Your job is to report every line of the entries that has "bool".

■ **Stored items**:
BEGIN
constexpr int kLnCl = 4;
struct LnOutArgs {
  const float* g;
  const float* b;
  float eps;
  void* h;
  float2* stats;
};
template <int BN, int EPI, int RESID, typename TOut, bool CG2, typename TH = void, bool TN = false>
__global__ void __launch_bounds__(kGemmThreads, 1)
gemm_tcgen05_kernel(const __grid_constant__ CUtensorMap tmA, const __grid_constant__ CUtensorMap tmB, const __grid_constant__ CUtensorMap tmC,
                    const float* __restrict__ bias, const float* __restrict__ resid, TOut* __restrict__ C, int M, int N, int K,
                    uint32_t idesc, const float2* __restrict__ ln_stats, const float* __restrict__ ln_g, const float* __restrict__ ln_b,
                    unsigned long long* __restrict__ trace, const LnOutArgs lno, int l2_stream, int ksplit) {
  constexpr bool LNOUT = !std::is_void<TH>::value;
  using Cfg = GemmCfg<BN, CG2, LNOUT>;
  static_assert(!LNOUT || (!CG2 && RESID != 0 && EPI == 0 && std::is_same<TOut, float>::value), "fused LayerNorm: 1-CTA MMA, fp32 C with residual");
  static_assert(!TN || (!CG2 && !LNOUT && RESID == 0 && EPI == 0 && std::is_same<TOut, float>::value && BN % 64 == 0 && BN <= 256), "TN: 1-CTA MMA, fp32 C");
  constexpr int STAGES = Cfg::kStages;
  constexpr int TILE_M = CG2 ? 2 * kBM : kBM;
  extern __shared__ uint8_t smem_raw[];
  uint8_t* smem = smem_raw + ((1024u - (smem_u32(smem_raw) & 1023u)) & 1023u);
  uint8_t* sA = smem;
  uint8_t* sB = smem + STAGES * Cfg::kABytes;
  uint64_t* bars = reinterpret_cast<uint64_t*>(smem + STAGES * Cfg::kStageBytes);
  uint64_t* full_bar = bars;
  uint64_t* empty_bar = bars + STAGES;
  uint64_t* tfull_bar = bars + 2 * STAGES;
  uint64_t* tempty_bar = bars + 2 * STAGES + 2;
  uint32_t* tmem_slot = reinterpret_cast<uint32_t*>(bars + 2 * STAGES + 4);

  const int warp = warp_id_uniform();
  const int lane = threadIdx.x & 31;
  const int num_n = N / BN;
  const int num_m = (M + TILE_M - 1) / TILE_M;
  const int num_tiles = num_m * num_n * ksplit;
  const int num_kb = (K + kBK - 1) / kBK;
  auto kb_lo = [&](int ks) { return static_cast<int>(static_cast<long long>(num_kb) * ks / ksplit); };
  const uint32_t cta_rank = CG2 ? cluster_ctarank() : 0u;
  const int tile0 = CG2 ? static_cast<int>(blockIdx.x >> 1) : static_cast<int>(blockIdx.x);
  const int tile_step = CG2 ? static_cast<int>(gridDim.x >> 1) : static_cast<int>(gridDim.x);
  float2* ln_cpart = reinterpret_cast<float2*>(smem + STAGES * Cfg::kStageBytes + 256 + Cfg::kStagingBytes);
  float2* ln_xpart = ln_cpart + 2 * 128;
  uint64_t* ln_bar = reinterpret_cast<uint64_t*>(ln_xpart + 2 * 4 * 128);

  int tr_n = 0;
  const bool tr_on = trace != nullptr && blockIdx.x == 0 && lane == 0 && (warp == 0 || warp == 1 || warp == 2 || warp == 6);
  const int tr_base = (warp == 0 ? 0 : warp == 1 ? 1 : warp == 2 ? 2 : 3) * 1024;
  auto TR = [&](int id) {
    if (tr_on && tr_n < 1023) trace[tr_base + 1 + tr_n++] = (static_cast<unsigned long long>(clock64()) << 8) | static_cast<unsigned>(id);
  };
  TR(40);
  if (warp == 0 && lane == 0) {
    tma_prefetch_desc(&tmA);
    tma_prefetch_desc(&tmB);
    if (!std::is_same<TOut, float>::value) tma_prefetch_desc(&tmC);
    for (int i = 0; i < STAGES; ++i) {
      mbar_init(&full_bar[i], 1);
      mbar_init(&empty_bar[i], 1);
    }
    for (int i = 0; i < 2; ++i) {
      mbar_init(&tfull_bar[i], 1);
      mbar_init(&tempty_bar[i], CG2 ? 16 : 8);
      if (LNOUT) mbar_init(&ln_bar[i], kLnCl * 128);
    }
    fence_mbar_init();
  }
  if (warp == 1) {
    if (CG2) {
      tmem_alloc_cg2(tmem_slot, Cfg::kTmemCols);
      tmem_relinquish_cg2();
    } else {
      tmem_alloc(tmem_slot, Cfg::kTmemCols);
      tmem_relinquish();
    }
  }
  tc_fence_before();
  if (CG2 || LNOUT) cluster_sync_all(); else __syncthreads();
  tc_fence_after();
  const uint32_t tmem_base = *tmem_slot;
  TR(41);
  pdl_trigger();
  pdl_wait();
  TR(42);

  if (warp == 0) {
    {
      const uint64_t pol_keep = l2_stream ? l2_policy_evict_last() : 0ull;
      int stage = 0;
      uint32_t phase = 0;
      for (int tile = tile0; tile < num_tiles; tile += tile_step) {
        const int ks = tile % ksplit, mn = tile / ksplit;
        const int m_blk = mn / num_n, n_blk = mn % num_n;
        const int a_row = m_blk * TILE_M + static_cast<int>(cta_rank) * kBM;
        for (int kb = kb_lo(ks), kb_end = kb_lo(ks + 1); kb < kb_end; ++kb) {
          mbar_wait(&empty_bar[stage], phase ^ 1);
          TR(1);
          if (CG2) {
// ... 38 lines not shown
      uint32_t phase = 0;
      int as = 0;
      uint32_t aphase = 0;
      for (int tile = tile0; tile < num_tiles; tile += tile_step) {
        mbar_wait(&tempty_bar[as], aphase ^ 1);
        tc_fence_after();
        const uint32_t tmem_d = tmem_base + static_cast<uint32_t>(as * BN);
        const int kb_begin = kb_lo(tile % ksplit), kb_end = kb_lo(tile % ksplit + 1);
        for (int kb = kb_begin; kb < kb_end; ++kb) {
          mbar_wait(&full_bar[stage], phase);
          tc_fence_after();
          TR(11);
          const uint32_t a_addr = smem_u32(sA + stage * Cfg::kABytes);
          const uint32_t b_addr = smem_u32(sB + stage * Cfg::kBBytes);
#pragma unroll
          for (int k = 0; k < kBK / kUmmaK; ++k) {
            const uint64_t adesc = TN ? umma_desc_mnmajor_sw128(a_addr + k * 2048, 8192) : umma_desc_kmajor_sw128(a_addr + k * kUmmaK * 2);
#pragma unroll
            for (int j = 0; j < Cfg::kNSub; ++j) {
              const uint64_t bdesc = TN ? umma_desc_mnmajor_sw128(b_addr + k * 2048, 8192)
                                        : umma_desc_kmajor_sw128(b_addr + j * Cfg::kBoxRows * kBK * 2 + k * kUmmaK * 2);
              if (CG2) umma_cg2_e(tmem_d + j * Cfg::kSubN, adesc, bdesc, idesc, ((kb - kb_begin) | k) != 0 ? 1u : 0u);
              else umma_bf16_e(tmem_d + j * Cfg::kSubN, adesc, bdesc, idesc, ((kb - kb_begin) | k) != 0 ? 1u : 0u);
            }
          }
          if (CG2) umma_commit_mc_e(&empty_bar[stage], 3); else umma_commit_e(&empty_bar[stage]);
          if (++stage == STAGES) { stage = 0; phase ^= 1; }
        }
        if (CG2) umma_commit_mc_e(&tfull_bar[as], 3); else umma_commit_e(&tfull_bar[as]);
        TR(12);
        if (++as == Cfg::kAccStages) { as = 0; aphase ^= 1; }
      }
    }
  } else {
    const int q = warp & 3;
    const int half = (warp - 2) >> 2;
    float* stage = reinterpret_cast<float*>(smem + STAGES * Cfg::kStageBytes + 256) + (warp - 2) * 1024;
    const int lr = lane >> 3, lc = lane & 7;
    int as = 0;
    uint32_t aphase = 0;
    int ln_it = 0;
    (void)ln_it;
    constexpr bool kTmaOut = !std::is_same<TOut, float>::value && RESID == 0;
    int pcount = 0;
    (void)pcount;
    const uint64_t pol_stream = (kTmaOut && l2_stream) ? l2_policy_evict_first() : 0ull;
    (void)pol_stream;
    constexpr int NCH = BN / 64;
    for (int tile = tile0; tile < num_tiles; tile += tile_step) {
      const int ks = tile % ksplit, mn = tile / ksplit;
      const int m_blk = mn / num_n, n_blk = mn % num_n;
      const int row_base = m_blk * TILE_M + static_cast<int>(cta_rank) * kBM + q * 32;
      SD_DEV_ASSERT(m_blk < num_m && n_blk * BN + half * (BN / 2) + (BN / 2) <= N && ks < ksplit);
      const uint32_t t_row = tmem_base + (static_cast<uint32_t>(q * 32) << 16) + static_cast<uint32_t>(as * BN) + half * (BN / 2);
      const int col0 = n_blk * BN + half * (BN / 2) + 4 * lc;
      const bool full = row_base + 32 <= M;
      float rs[LNOUT ? 8 : 1], rq[LNOUT ? 8 : 1];
      if (LNOUT) {
#pragma unroll
        for (int i = 0; i < 8; ++i) { rs[i] = 0.f; rq[i] = 0.f; }
      }
      (void)rs; (void)rq;
      if constexpr (kTmaOut) {
        const int colw = n_blk * BN + half * (BN / 2);
        uint8_t* panels = reinterpret_cast<uint8_t*>(stage);
        TR(20);
        mbar_wait(&tfull_bar[as], aphase);
        tc_fence_after();
        TR(21);
        uint32_t r[2][32];
        tmem_ld_32x32(t_row, r[0]);
#pragma unroll
        for (int ci = 0; ci < NCH; ++ci) {
          const int cur = ci & 1;
          float4 bv[8];
#pragma unroll
          for (int j4 = 0; j4 < 8; ++j4) bv[j4] = __ldg(reinterpret_cast<const float4*>(bias + colw + 32 * ci + 4 * j4));
          tmem_ld_wait();
          if (ci + 1 < NCH) tmem_ld_32x32(t_row + static_cast<uint32_t>(32 * (ci + 1)), r[cur ^ 1]);
          uint32_t pk[16];
#pragma unroll
          for (int j4 = 0; j4 < 8; ++j4) {
            float a0 = __uint_as_float(r[cur][4 * j4]) + bv[j4].x, a1 = __uint_as_float(r[cur][4 * j4 + 1]) + bv[j4].y;
            float a2 = __uint_as_float(r[cur][4 * j4 + 2]) + bv[j4].z, a3 = __uint_as_float(r[cur][4 * j4 + 3]) + bv[j4].w;
            if (EPI == 1) { a0 = gelu_fast(a0); a1 = gelu_fast(a1); a2 = gelu_fast(a2); a3 = gelu_fast(a3); }
            if (EPI == 2) { a0 = silu_fast(a0); a1 = silu_fast(a1); a2 = silu_fast(a2); a3 = silu_fast(a3); }
            pk[2 * j4] = pack2<TOut>(a0, a1);
            pk[2 * j4 + 1] = pack2<TOut>(a2, a3);
          }
          uint8_t* panel = panels + (pcount & 1) * 2048;
          if (lane == 0) tma_store_wait_read1();
          __syncwarp();
          uint8_t* prow = panel + lane * 64;
          const uint32_t sw = (smem_u32(prow) >> 7) & 3u;
#pragma unroll
// ... 54 lines not shown
#pragma unroll
        for (int jj = 0; jj < 8; ++jj)
          *reinterpret_cast<uint4*>(stage + lane * 32 + ((jj ^ (lane & 7)) << 2)) =
              make_uint4(r[tc][4 * jj], r[tc][4 * jj + 1], r[tc][4 * jj + 2], r[tc][4 * jj + 3]);
        __syncwarp();
        const int col = col0 + 32 * ci;
        auto emit_rows = [&](auto guard_tag) {
          constexpr bool kGuard = decltype(guard_tag)::value;
#pragma unroll
          for (int hh = 0; hh < 2; ++hh) {
            float4 v[4];
#pragma unroll
            for (int u = 0; u < 4; ++u) {
              const int rr = 4 * (4 * hh + u) + lr;
              v[u] = *reinterpret_cast<const float4*>(stage + rr * 32 + ((lc ^ (rr & 7)) << 2));
            }
#pragma unroll
            for (int u = 0; u < 4; ++u) {
              const int i = 4 * hh + u;
              v[u].x += b4[cur].x; v[u].y += b4[cur].y; v[u].z += b4[cur].z; v[u].w += b4[cur].w;
              if (EPI == 1) { v[u].x = gelu_fast(v[u].x); v[u].y = gelu_fast(v[u].y); v[u].z = gelu_fast(v[u].z); v[u].w = gelu_fast(v[u].w); }
              if (EPI == 2) { v[u].x = silu_fast(v[u].x); v[u].y = silu_fast(v[u].y); v[u].z = silu_fast(v[u].z); v[u].w = silu_fast(v[u].w); }
              if (RESID) {
                float4 rv = rres[i];
                if (ci + 1 < NCH) fetch_resid_row(ci + 1, i);
                if (RESID == 2) {
                  rv.x = (rv.x - st8[i].x) * st8[i].y * g4[cur].x + h4[cur].x;
                  rv.y = (rv.y - st8[i].x) * st8[i].y * g4[cur].y + h4[cur].y;
                  rv.z = (rv.z - st8[i].x) * st8[i].y * g4[cur].z + h4[cur].z;
                  rv.w = (rv.w - st8[i].x) * st8[i].y * g4[cur].w + h4[cur].w;
                }
                v[u].x += rv.x; v[u].y += rv.y; v[u].z += rv.z; v[u].w += rv.w;
              }
              if (LNOUT) {
                rs[i] += (v[u].x + v[u].y) + (v[u].z + v[u].w);
                rq[i] = fmaf(v[u].x, v[u].x, fmaf(v[u].y, v[u].y, fmaf(v[u].z, v[u].z, fmaf(v[u].w, v[u].w, rq[i]))));
              }
            }
#pragma unroll
            for (int u = 0; u < 4; ++u) {
              const int row = row_base + 4 * (4 * hh + u) + lr;
              if (!kGuard || row < M) {
                if (std::is_same<TOut, float>::value && RESID == 0 && ksplit > 1) add4(C + static_cast<size_t>(row) * N + col, v[u]);
                else store4<TOut>(C + static_cast<size_t>(row) * N + col, v[u]);
              }
            }
          }
        };
        if (full) emit_rows(std::false_type{}); else emit_rows(std::true_type{});
        __syncwarp();
      }
      }
      TR(23);
      tc_fence_before();
      __syncwarp();
      if (lane == 0) {
        if (CG2 && cta_rank != 0) mbar_arrive_cluster(mapa_u32(smem_u32(&tempty_bar[as]), 0));
        else mbar_arrive(&tempty_bar[as]);
      }
      if constexpr (LNOUT) {
        const int et = static_cast<int>(threadIdx.x) - 64;
        const int par = ln_it & 1;
        float4 vc[NCH][8];
#pragma unroll
        for (int ci = 0; ci < NCH; ++ci)
#pragma unroll
          for (int i = 0; i < 8; ++i) {
            const int row = row_base + 4 * i + lr;
            vc[ci][i] = (full || row < M) ? *reinterpret_cast<const float4*>(C + static_cast<size_t>(row) * N + col0 + 32 * ci)
                                          : make_float4(0.f, 0.f, 0.f, 0.f);
          }
#pragma unroll
        for (int i = 0; i < 8; ++i)
#pragma unroll
          for (int off = 1; off < 8; off <<= 1) {
            rs[i] += __shfl_xor_sync(0xffffffffu, rs[i], off);
            rq[i] += __shfl_xor_sync(0xffffffffu, rq[i], off);
          }
        if (lc == 0) {
#pragma unroll
          for (int i = 0; i < 8; ++i) ln_cpart[half * 128 + q * 32 + 4 * i + lr] = make_float2(rs[i], rq[i]);
        }
        asm volatile("bar.sync 1, 256;" ::: "memory");
        if (et < 128) {
          const float2 a = ln_cpart[et], b2 = ln_cpart[128 + et];
          const uint32_t my = cluster_ctarank();
#pragma unroll
          for (uint32_t pr = 0; pr < kLnCl; ++pr) {
            st_cluster_f32x2(mapa_u32(smem_u32(&ln_xpart[(par * kLnCl + static_cast<int>(my)) * 128 + et]), pr), a.x + b2.x, a.y + b2.y);
            mbar_arrive_cluster(mapa_u32(smem_u32(&ln_bar[par]), pr));
          }
        }
        TR(24);
        mbar_wait_cluster(&ln_bar[par], static_cast<uint32_t>(ln_it >> 1) & 1u);
        TR(25);
        float mean8[8], rstd8[8];
        const float inv_n = 1.0f / static_cast<float>(N);
#pragma unroll
        for (int i = 0; i < 8; ++i) {
          const int rl = q * 32 + 4 * i + lr;
          float sx = 0.f, sq = 0.f;
#pragma unroll
          for (int pr = 0; pr < kLnCl; ++pr) {
            const float2 t2 = ln_xpart[(par * kLnCl + pr) * 128 + rl];
            sx += t2.x;
            sq += t2.y;
          }
          mean8[i] = sx * inv_n;
          const float var = fmaxf(fmaf(-mean8[i], mean8[i], sq * inv_n), 0.f);
          rstd8[i] = 1.0f / sqrtf(var + lno.eps);
          if (n_blk == 0 && half == 0 && lc == 0 && row_base + 4 * i + lr < M) lno.stats[row_base + 4 * i + lr] = make_float2(mean8[i], rstd8[i]);
        }
        TH* hout = static_cast<TH*>(lno.h);
#pragma unroll
        for (int ci = 0; ci < NCH; ++ci) {
          const int col = col0 + 32 * ci;
          const float4 gg = __ldg(reinterpret_cast<const float4*>(lno.g + col));
          const float4 bb = __ldg(reinterpret_cast<const float4*>(lno.b + col));
#pragma unroll
          for (int i = 0; i < 8; ++i) {
            const int row = row_base + 4 * i + lr;
            const float4 vv = vc[ci][i];
            float4 hv;
            hv.x = (vv.x - mean8[i]) * rstd8[i] * gg.x + bb.x;
            hv.y = (vv.y - mean8[i]) * rstd8[i] * gg.y + bb.y;
            hv.z = (vv.z - mean8[i]) * rstd8[i] * gg.z + bb.z;
            hv.w = (vv.w - mean8[i]) * rstd8[i] * gg.w + bb.w;
            if (full || row < M) store4<TH>(hout + static_cast<size_t>(row) * N + col, hv);
          }
        }
        TR(26);
        ++ln_it;
      }
      if (++as == Cfg::kAccStages) { as = 0; aphase ^= 1; }
    }
    if (kTmaOut && lane == 0) tma_store_wait_all();
  }

  TR(43);
  if (tr_on) trace[tr_base] = static_cast<unsigned long long>(tr_n);
  tc_fence_before();
  if (CG2 || LNOUT) cluster_sync_all(); else __syncthreads();
  if (warp == 1) {
    tc_fence_after();
    if (CG2) tmem_dealloc_cg2(tmem_base, Cfg::kTmemCols); else tmem_dealloc(tmem_base, Cfg::kTmemCols);
  }
}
END
■ **ANSWER**:
template <int BN, int EPI, int RESID, typename TOut, bool CG2, typename TH = void, bool TN = false>
  constexpr bool LNOUT = !std::is_void<TH>::value;
  const bool tr_on = trace != nullptr && blockIdx.x == 0 && lane == 0 && (warp == 0 || warp == 1 || warp == 2 || warp == 6);
    constexpr bool kTmaOut = !std::is_same<TOut, float>::value && RESID == 0;
      const bool full = row_base + 32 <= M;
          constexpr bool kGuard = decltype(guard_tag)::value;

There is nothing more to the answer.